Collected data
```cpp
__global__ __launch_bounds__(256) void skip_blockval_kernel(const float* __restrict__ tab, int X, int Y, int Z, int bx, int by, int bz,
                                                            uint32_t* __restrict__ blockval) {
  const int64_t b = (int64_t)blockIdx.x * blockDim.x + threadIdx.x;
  if (b >= (int64_t)bx * by * bz) return;
  const int kz = (int)(b % bz), ky = (int)((b / bz) % by), kx = (int)(b / ((int64_t)bz * by));
  const int x0 = kx * SKIP_B, y0 = ky * SKIP_B, z0 = kz * SKIP_B;
  uint32_t v = 0xFFFFFFFFu;
  if (x0 + SKIP_B <= X && y0 + SKIP_B <= Y && z0 + SKIP_B <= Z) {
    const uint32_t* t = reinterpret_cast<const uint32_t*>(tab);
    v = t[((int64_t)x0 * Y + y0) * Z + z0];
    bool same = true;
    for (int i = 0; i < SKIP_B; ++i)
      for (int j = 0; j < SKIP_B; ++j) {
        const uint32_t* q = t + ((int64_t)(x0 + i) * Y + (y0 + j)) * Z + z0;
#pragma unroll
        for (int k = 0; k < SKIP_B; ++k) same = same && (q[k] == v);
      }
    if (!same) v = 0xFFFFFFFFu;
  }
  blockval[b] = v;
}
__global__ __launch_bounds__(256) void skip_radius_kernel(const uint32_t* __restrict__ blockval, int bx, int by, int bz,
                                                          uint8_t* __restrict__ skip) {
  const int64_t b = (int64_t)blockIdx.x * blockDim.x + threadIdx.x;
  if (b >= (int64_t)bx * by * bz) return;
  const int kz = (int)(b % bz), ky = (int)((b / bz) % by), kx = (int)(b / ((int64_t)bz * by));
  const uint32_t v = blockval[b];
  int r = 0;
  if (v != 0xFFFFFFFFu) {
    constexpr int RB = SKIP_RMAX / SKIP_B;
    for (r = 0; r < RB; ++r) {
      const int d = r + 1;
      if (kx - d < 0 || ky - d < 0 || kz - d < 0 || kx + d >= bx || ky + d >= by || kz + d >= bz) break;
      bool ok = true;
      for (int i = -d; i <= d && ok; ++i)
        for (int j = -d; j <= d && ok; ++j) {
          const bool face = i == -d || i == d || j == -d || j == d;
          const uint32_t* q = blockval + ((int64_t)(kx + i) * by + (ky + j)) * bz + kz;
          if (face) {
            for (int k = -d; k <= d; ++k) ok = ok && q[k] == v;
          } else {
            ok = q[-d] == v && q[d] == v;
          }
        }
      if (!ok) break;
    }
  }
  skip[b] = (uint8_t)(r * SKIP_B);
}

__global__ __launch_bounds__(256) void neus_scatter_records_kernel(int64_t R, const int32_t* __restrict__ row_offset,
                                                                   const int2* __restrict__ kept, int cap,
                                                                   const int32_t* __restrict__ sel, int64_t sel_cap,
                                                                   int64_t rec_cap, int4* __restrict__ rec) {
  const int64_t r = (int64_t)blockIdx.x * blockDim.x + threadIdx.x;
  if (r >= R) return;
  const int64_t m0 = row_offset[r];
  const int c = (int)(row_offset[r + 1] - m0);
  for (int i = 0; i < c; ++i) {
    if (sel && m0 + i >= sel_cap) break;
    const int64_t j = sel ? (int64_t)sel[m0 + i] : m0 + i;
    if (j < 0 || j >= rec_cap) continue;
    const int2 k = kept[r * cap + i];
    rec[j] = make_int4((int)r, k.y, k.x, 0);
  }
}

template <int LPR, int ELEM = 0, typename FT = float>
__global__ __launch_bounds__(256) void neus_emit_rows_kernel(MarchParams p, int C, const float* __restrict__ proj_inv,
                                                            const FT* feat, const FT* const* __restrict__ feat_ref,
                                                            int64_t n_rows, const int32_t* __restrict__ n_rows_dev,
                                                            const int4* __restrict__ rec, EmitDst dst) {
  if (feat_ref != nullptr) feat = *feat_ref;
  const int64_t t = (int64_t)blockIdx.x * blockDim.x + threadIdx.x;
  const int64_t j = t / LPR;
  const int sub = (int)(t % LPR);
  if (j >= live_rows(n_rows, n_rows_dev)) return;
  const int4 rc = rec[j];
  const int64_t r = rc.x;
  const int n = rc.y;
  const float w = __int_as_float(rc.z);
  const int view = (int)(r / ((int64_t)p.H * p.W));
  const int pix = (int)(r - (int64_t)view * p.H * p.W);
  if (sub == 0) {
    const int v = pix / p.W, u = pix - v * p.W;
    const Ray ray = make_ray(proj_inv + (int64_t)view * 16, (float)u, (float)v);
    const float tt = (float)n * p.t_one;
    if (dst.xyz) {
      float* q = dst.xyz + j * dst.xyz_stride;
      q[0] = (ray.ox + ray.dx * tt) + dst.ax;
      q[1] = (ray.oy + ray.dy * tt) + dst.ay;
      q[2] = (ray.oz + ray.dz * tt) + dst.az;
    }
    if (dst.w) dst.w[j * dst.w_stride] = w;
    if (dst.sample) { dst.sample[2 * j] = (int32_t)r; dst.sample[2 * j + 1] = n; }
  }
  if (dst.feat) {
    const FT* f = feat + ((int64_t)view * p.H * p.W + pix) * C;
    float* q = dst.feat + j * dst.feat_stride;
    const bool scaled = dst.w_div != nullptr;
    const float scale = scaled ? w / dst.w_div[0] : 1.0f;
    if constexpr (ELEM == 0) {
      const bool vec = ((C | dst.feat_stride) & 3) == 0 && ((((uintptr_t)dst.feat) | ((uintptr_t)feat)) & 15) == 0;
      if (vec) {
        for (int c = 4 * sub; c < C; c += 4 * LPR) {
          float4 x = *reinterpret_cast<const float4*>(f + c);
          if (scaled) { x.x *= scale; x.y *= scale; x.z *= scale; x.w *= scale; }
          *reinterpret_cast<float4*>(q + c) = x;
        }
      } else {
        for (int c = sub; c < C; c += LPR) q[c] = scaled ? f[c] * scale : f[c];
      }
    } else {
      const bool vec = (C & 7) == 0 && (dst.feat_stride & 3) == 0 && ((((uintptr_t)dst.feat) | ((uintptr_t)feat)) & 15) == 0;
      if (vec) {
        for (int c = 8 * sub; c < C; c += 8 * LPR) {
          float4 x, y;
          elem16_x8<ELEM>(*reinterpret_cast<const uint4*>(f + c), &x, &y);
          if (scaled) { x.x *= scale; x.y *= scale; x.z *= scale; x.w *= scale; y.x *= scale; y.y *= scale; y.z *= scale; y.w *= scale; }
          *reinterpret_cast<float4*>(q + c) = x;
          *reinterpret_cast<float4*>(q + c + 4) = y;
        }
      } else {
        for (int c = sub; c < C; c += LPR) q[c] = scaled ? elem16_to_f32<ELEM>(f[c]) * scale : elem16_to_f32<ELEM>(f[c]);
      }
    }
  }
}

__device__ __forceinline__ void emit_row(const EmitDst& d, int64_t m, float x, float y, float z, float w,
                                         const float* __restrict__ f, int C, int64_t ray, int step) {
// ... 119 lines not shown
                                  float* __restrict__ d) {
  const int64_t HW = (int64_t)H * W;
  const int64_t r = (int64_t)blockIdx.x * blockDim.x + threadIdx.x;
  if (r >= (int64_t)V * HW) return;
  int view = (int)(r / HW);
  int pix = (int)(r - view * HW);
  int v = pix / W, u = pix - v * W;
  Ray ray = make_ray(proj_inv + (int64_t)view * 16, (float)u, (float)v);
  float* dv = d + (int64_t)view * 3 * HW;
  dv[pix] = ray.dx; dv[HW + pix] = ray.dy; dv[2 * HW + pix] = ray.dz;
  if (pix == 0) { o[view * 3] = ray.ox; o[view * 3 + 1] = ray.oy; o[view * 3 + 2] = ray.oz; }
}

__global__ void mean_weight_kernel(const double* __restrict__ wsum_total, const int32_t* __restrict__ m_total,
                                   float* __restrict__ mean_w) {
  mean_w[0] = (float)(wsum_total[0] / (double)m_total[0]);
}

MarchParams make_params(int V, int H, int W, int X, int Y, int Z, float vs, float ox, float oy, float oz, int N,
                        float t_one, float thr) {
  MarchParams p;
  p.V = V; p.H = H; p.W = W; p.X = X; p.Y = Y; p.Z = Z; p.N = N;
  p.vs = vs; p.ox = ox; p.oy = oy; p.oz = oz; p.t_one = t_one; p.thr = thr;
  return p;
}

bool bad_dims(int V, int H, int W, int X, int Y, int Z, int N) {
  return V <= 0 || H <= 0 || W <= 0 || X <= 0 || Y <= 0 || Z <= 0 || N <= 0 ||
         (int64_t)V * H * W >= (int64_t)1 << 31;
}

}

extern "C" int cnrma_ray_params_f32(const float* proj_inv, int V, int H, int W, float* o, float* d, void* stream) {
  if (V <= 0 || H <= 0 || W <= 0) return CNRMA_EINVAL;
  int64_t R = (int64_t)V * H * W;
  hipLaunchKernelGGL(ray_params_kernel, dim3((unsigned)ceil_div(R, 256)), dim3(256), 0, as_stream(stream), proj_inv,
                     V, H, W, o, d);
  CNRMA_LAUNCH_CHECK();
  return 0;
}

extern "C" int cnrma_rma_neus_count_f32(const float* proj_inv, const float* tsdf, int V, int H, int W, int X, int Y,
                                        int Z, float voxel_size, float ox, float oy, float oz, int n_steps,
                                        float t_one, float thr, int32_t* count, double* wsum, void* stream) {
  if (bad_dims(V, H, W, X, Y, Z, n_steps)) return CNRMA_EINVAL;
  MarchParams p = make_params(V, H, W, X, Y, Z, voxel_size, ox, oy, oz, n_steps, t_one, thr);
  int64_t R = (int64_t)V * H * W;
  hipLaunchKernelGGL(neus_count_kernel, dim3((unsigned)ceil_div(R, 256)), dim3(256), 0, as_stream(stream), p,
                     proj_inv, tsdf, count, wsum, (int2*)nullptr, 0, (int32_t*)nullptr);
  CNRMA_LAUNCH_CHECK();
  return 0;
}

#ifdef CNRMA_EXPERIMENTS
__global__ __launch_bounds__(256) void div_check_kernel(const float* __restrict__ a, int64_t n, float vs,
                                                        float* __restrict__ q_fast, float* __restrict__ q_ref) {
  const float y = 1.0f / vs;
  for (int64_t i = (int64_t)blockIdx.x * blockDim.x + threadIdx.x; i < n; i += (int64_t)gridDim.x * blockDim.x) {
    q_fast[i] = div_by_vs(a[i], vs, y);
    q_ref[i] = a[i] / vs;
  }
}

extern "C" int cnrma_debug_div_by_voxel_size_f32(const float* a, int64_t n, float voxel_size, float* q_fast, float* q_ref,
                                                 void* stream) {
  if (n <= 0 || !(voxel_size > 0.0f)) return CNRMA_EINVAL;
  hipLaunchKernelGGL(div_check_kernel, dim3(4096), dim3(256), 0, as_stream(stream), a, n, voxel_size, q_fast, q_ref);
  CNRMA_LAUNCH_CHECK();
  return 0;
}
#endif

extern "C" int cnrma_rma_sigmoid_table_f32(const float* tsdf, int64_t n, float* table, void* stream) {
  if (n <= 0 || tsdf == nullptr || table == nullptr) return CNRMA_EINVAL;
  int64_t blocks = ceil_div(n, 256);
  if (blocks > 4096) blocks = 4096;
  hipLaunchKernelGGL(sigmoid_table_kernel, dim3((unsigned)blocks), dim3(256), 0, as_stream(stream), tsdf, n, table);
  CNRMA_LAUNCH_CHECK();
  return 0;
}

extern "C" size_t cnrma_rma_skip_table_bytes(int X, int Y, int Z) {
  const size_t nb = (size_t)ceil_div(X, SKIP_B) * (size_t)ceil_div(Y, SKIP_B) * (size_t)ceil_div(Z, SKIP_B);
  return ((nb + 255) & ~(size_t)255) + nb * sizeof(uint32_t);
}

extern "C" int cnrma_rma_march_tables_f32(const float* tsdf, int X, int Y, int Z, float* table, void* skip_table, void* stream) {
  if (tsdf == nullptr || table == nullptr || X <= 0 || Y <= 0 || Z <= 0) return CNRMA_EINVAL;
  const int64_t n = (int64_t)X * Y * Z;
  hipStream_t st = as_stream(stream);
  int64_t blocks = ceil_div(n, 256);
  if (blocks > 4096) blocks = 4096;
  hipLaunchKernelGGL(sigmoid_table_kernel, dim3((unsigned)blocks), dim3(256), 0, st, tsdf, n, table);
  if (skip_table != nullptr) {
    const int bx = (int)ceil_div(X, SKIP_B), by = (int)ceil_div(Y, SKIP_B), bz = (int)ceil_div(Z, SKIP_B);
    const int64_t nb = (int64_t)bx * by * bz;
    uint8_t* skip = reinterpret_cast<uint8_t*>(skip_table);
    uint32_t* blockval = reinterpret_cast<uint32_t*>(skip + ((nb + 255) & ~(int64_t)255));
    hipLaunchKernelGGL(skip_blockval_kernel, dim3((unsigned)ceil_div(nb, 256)), dim3(256), 0, st, table, X, Y, Z, bx, by, bz, blockval);
    hipLaunchKernelGGL(skip_radius_kernel, dim3((unsigned)ceil_div(nb, 256)), dim3(256), 0, st, blockval, bx, by, bz, skip);
  }
  CNRMA_LAUNCH_CHECK();
  return 0;
}

static int launch_march(const MarchParams& p, const float* proj_inv, const float* tsdf, const float* sig_table,
                        int32_t* count, double* wsum, void* kept, int cap, int32_t* overflow, const float* feat_nchw,
                        float* feat_nhwc, int C, hipStream_t st, const uint8_t* skip = nullptr) {
  const int64_t R = (int64_t)p.V * p.H * p.W, HW = (int64_t)p.H * p.W;
  hipError_t e = cnrma_fill_bytes(overflow, 0, 4 * sizeof(int32_t), st);
  if (e != hipSuccess) return -(int)e;
  const bool table = sig_table != nullptr && (int64_t)p.X * p.Y * p.Z < ((int64_t)1 << 31);
  const int tx = (int)ceil_div(p.W, 16), ty = (int)ceil_div(p.H, 16);
  const int64_t n_march = (int64_t)p.V * tx * ty;
  if (feat_nchw != nullptr) {
    const int64_t npx = ceil_div(HW, 64), ncb = ceil_div(C, 64), n_layout = npx * ncb * p.V;
    const bool v4 = HW % 4 == 0 && C % 4 == 0 && ((((uintptr_t)feat_nchw) | ((uintptr_t)feat_nhwc)) & 15) == 0;
    if (table && v4 && n_layout + n_march < ((int64_t)1 << 31) && n_layout >= 8 * n_march) {
      unsigned stride = (unsigned)((n_layout + n_march) / n_march);
      if (stride % 2 == 0) --stride;
      hipLaunchKernelGGL(layout_march_kernel, dim3((unsigned)(n_layout + n_march)), dim3(256), 0, st, p, proj_inv, sig_table,
                         count, wsum, reinterpret_cast<int2*>(kept), cap, overflow, tx, tx * ty, (unsigned)n_march, stride,
                         feat_nchw, feat_nhwc, C, HW, (unsigned)npx, (unsigned)ncb, skip);
      CNRMA_LAUNCH_CHECK();
      return 0;
    }
    const int rc = cnrma_nchw_to_nhwc_f32(feat_nchw, feat_nhwc, p.V, C, p.H, p.W, st);
    if (rc != 0) return rc;
  }
  if (table) {
    hipLaunchKernelGGL(neus_march_kernel, dim3((unsigned)n_march), dim3(256), 0, st, p, proj_inv, sig_table, count, wsum,
                       reinterpret_cast<int2*>(kept), cap, overflow, tx, tx * ty, skip);
  } else {
    if (tsdf == nullptr) return CNRMA_EINVAL;
    hipLaunchKernelGGL(neus_count_kernel, dim3((unsigned)ceil_div(R, 256)), dim3(256), 0, st, p, proj_inv, tsdf, count, wsum,
                       reinterpret_cast<int2*>(kept), cap, overflow);
  }
  CNRMA_LAUNCH_CHECK();
  return 0;
}

extern "C" int cnrma_rma_neus_march_f32(const float* proj_inv, const float* tsdf, const float* sig_table, int V, int H,
                                        int W, int X, int Y, int Z, float voxel_size, float ox, float oy, float oz,
                                        int n_steps, float t_one, float thr, int32_t* count, double* wsum, void* kept,
                                        int cap, int32_t* overflow, const void* skip_table, void* stream) {
  if (bad_dims(V, H, W, X, Y, Z, n_steps) || kept == nullptr || cap <= 0 || overflow == nullptr) return CNRMA_EINVAL;
  if (tsdf == nullptr && sig_table == nullptr) return CNRMA_EINVAL;
  MarchParams p = make_params(V, H, W, X, Y, Z, voxel_size, ox, oy, oz, n_steps, t_one, thr);
  return launch_march(p, proj_inv, tsdf, sig_table, count, wsum, kept, cap, overflow, nullptr, nullptr, 0, as_stream(stream),
                      sig_table ? reinterpret_cast<const uint8_t*>(skip_table) : nullptr);
}

extern "C" int cnrma_nchw_to_nhwc_march_f32(const float* feat_nchw, float* feat_nhwc, int C, const float* proj_inv,
                                            const float* tsdf, const float* sig_table, int V, int H, int W, int X, int Y,
                                            int Z, float voxel_size, float ox, float oy, float oz, int n_steps, float t_one,
                                            float thr, int32_t* count, double* wsum, void* kept, int cap, int32_t* overflow,
                                            const void* skip_table, void* stream) {
  if (bad_dims(V, H, W, X, Y, Z, n_steps) || kept == nullptr || cap <= 0 || overflow == nullptr || C <= 0 ||
      feat_nchw == nullptr || feat_nhwc == nullptr)
    return CNRMA_EINVAL;
  if (tsdf == nullptr && sig_table == nullptr) return CNRMA_EINVAL;
  MarchParams p = make_params(V, H, W, X, Y, Z, voxel_size, ox, oy, oz, n_steps, t_one, thr);
  return launch_march(p, proj_inv, tsdf, sig_table, count, wsum, kept, cap, overflow, feat_nchw, feat_nhwc, C, as_stream(stream),
                      sig_table ? reinterpret_cast<const uint8_t*>(skip_table) : nullptr);
}

template <int ELEM = 0, typename FT = float>
static int neus_emit_rows_any(const float* proj_inv, const FT* feat_nhwc, const FT* const* feat_ref, int V, int C, int H, int W,
                                            int n_steps, float t_one, const int32_t* row_offset, int64_t n_out,
                                            const int32_t* n_out_dev, const void* kept, int cap,
                                            const int32_t* sel_index, int64_t sel_cap, void* records,
                                            const float* w_div, float addx, float addy, float addz, float* out_xyz,
                                            int xyz_stride, float* out_w, int w_stride, float* out_feat,
                                            int feat_stride, int32_t* out_sample, void* stream) {
  if (V <= 0 || C <= 0 || H <= 0 || W <= 0 || n_out <= 0 || (kept != nullptr && cap <= 0) || records == nullptr ||
      (kept == nullptr && row_offset != nullptr) || (feat_nhwc == nullptr && feat_ref == nullptr && out_feat != nullptr))
    return CNRMA_EINVAL;
  MarchParams p = make_params(V, H, W, 1, 1, 1, 1.0f, 0.f, 0.f, 0.f, n_steps, t_one, 0.0f);
  EmitDst d{out_xyz, xyz_stride, out_w, w_stride, out_feat, feat_stride, out_sample, nullptr, w_div, addx, addy, addz};
  const int64_t R = (int64_t)V * H * W;
  hipStream_t st = as_stream(stream);
  int4* rec = reinterpret_cast<int4*>(records);
  if (kept != nullptr)
// ... 195 lines not shown
```

cn-rma_amd/csrc/util.hip:

```cpp
#include "common.h"
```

EXERCISE AIM
Wherever the word "lines" turns up in the records above, copy the line that holds it.

SOLUTION FOR THIS PROBLEM
// ... 119 lines not shown
// ... 195 lines not shown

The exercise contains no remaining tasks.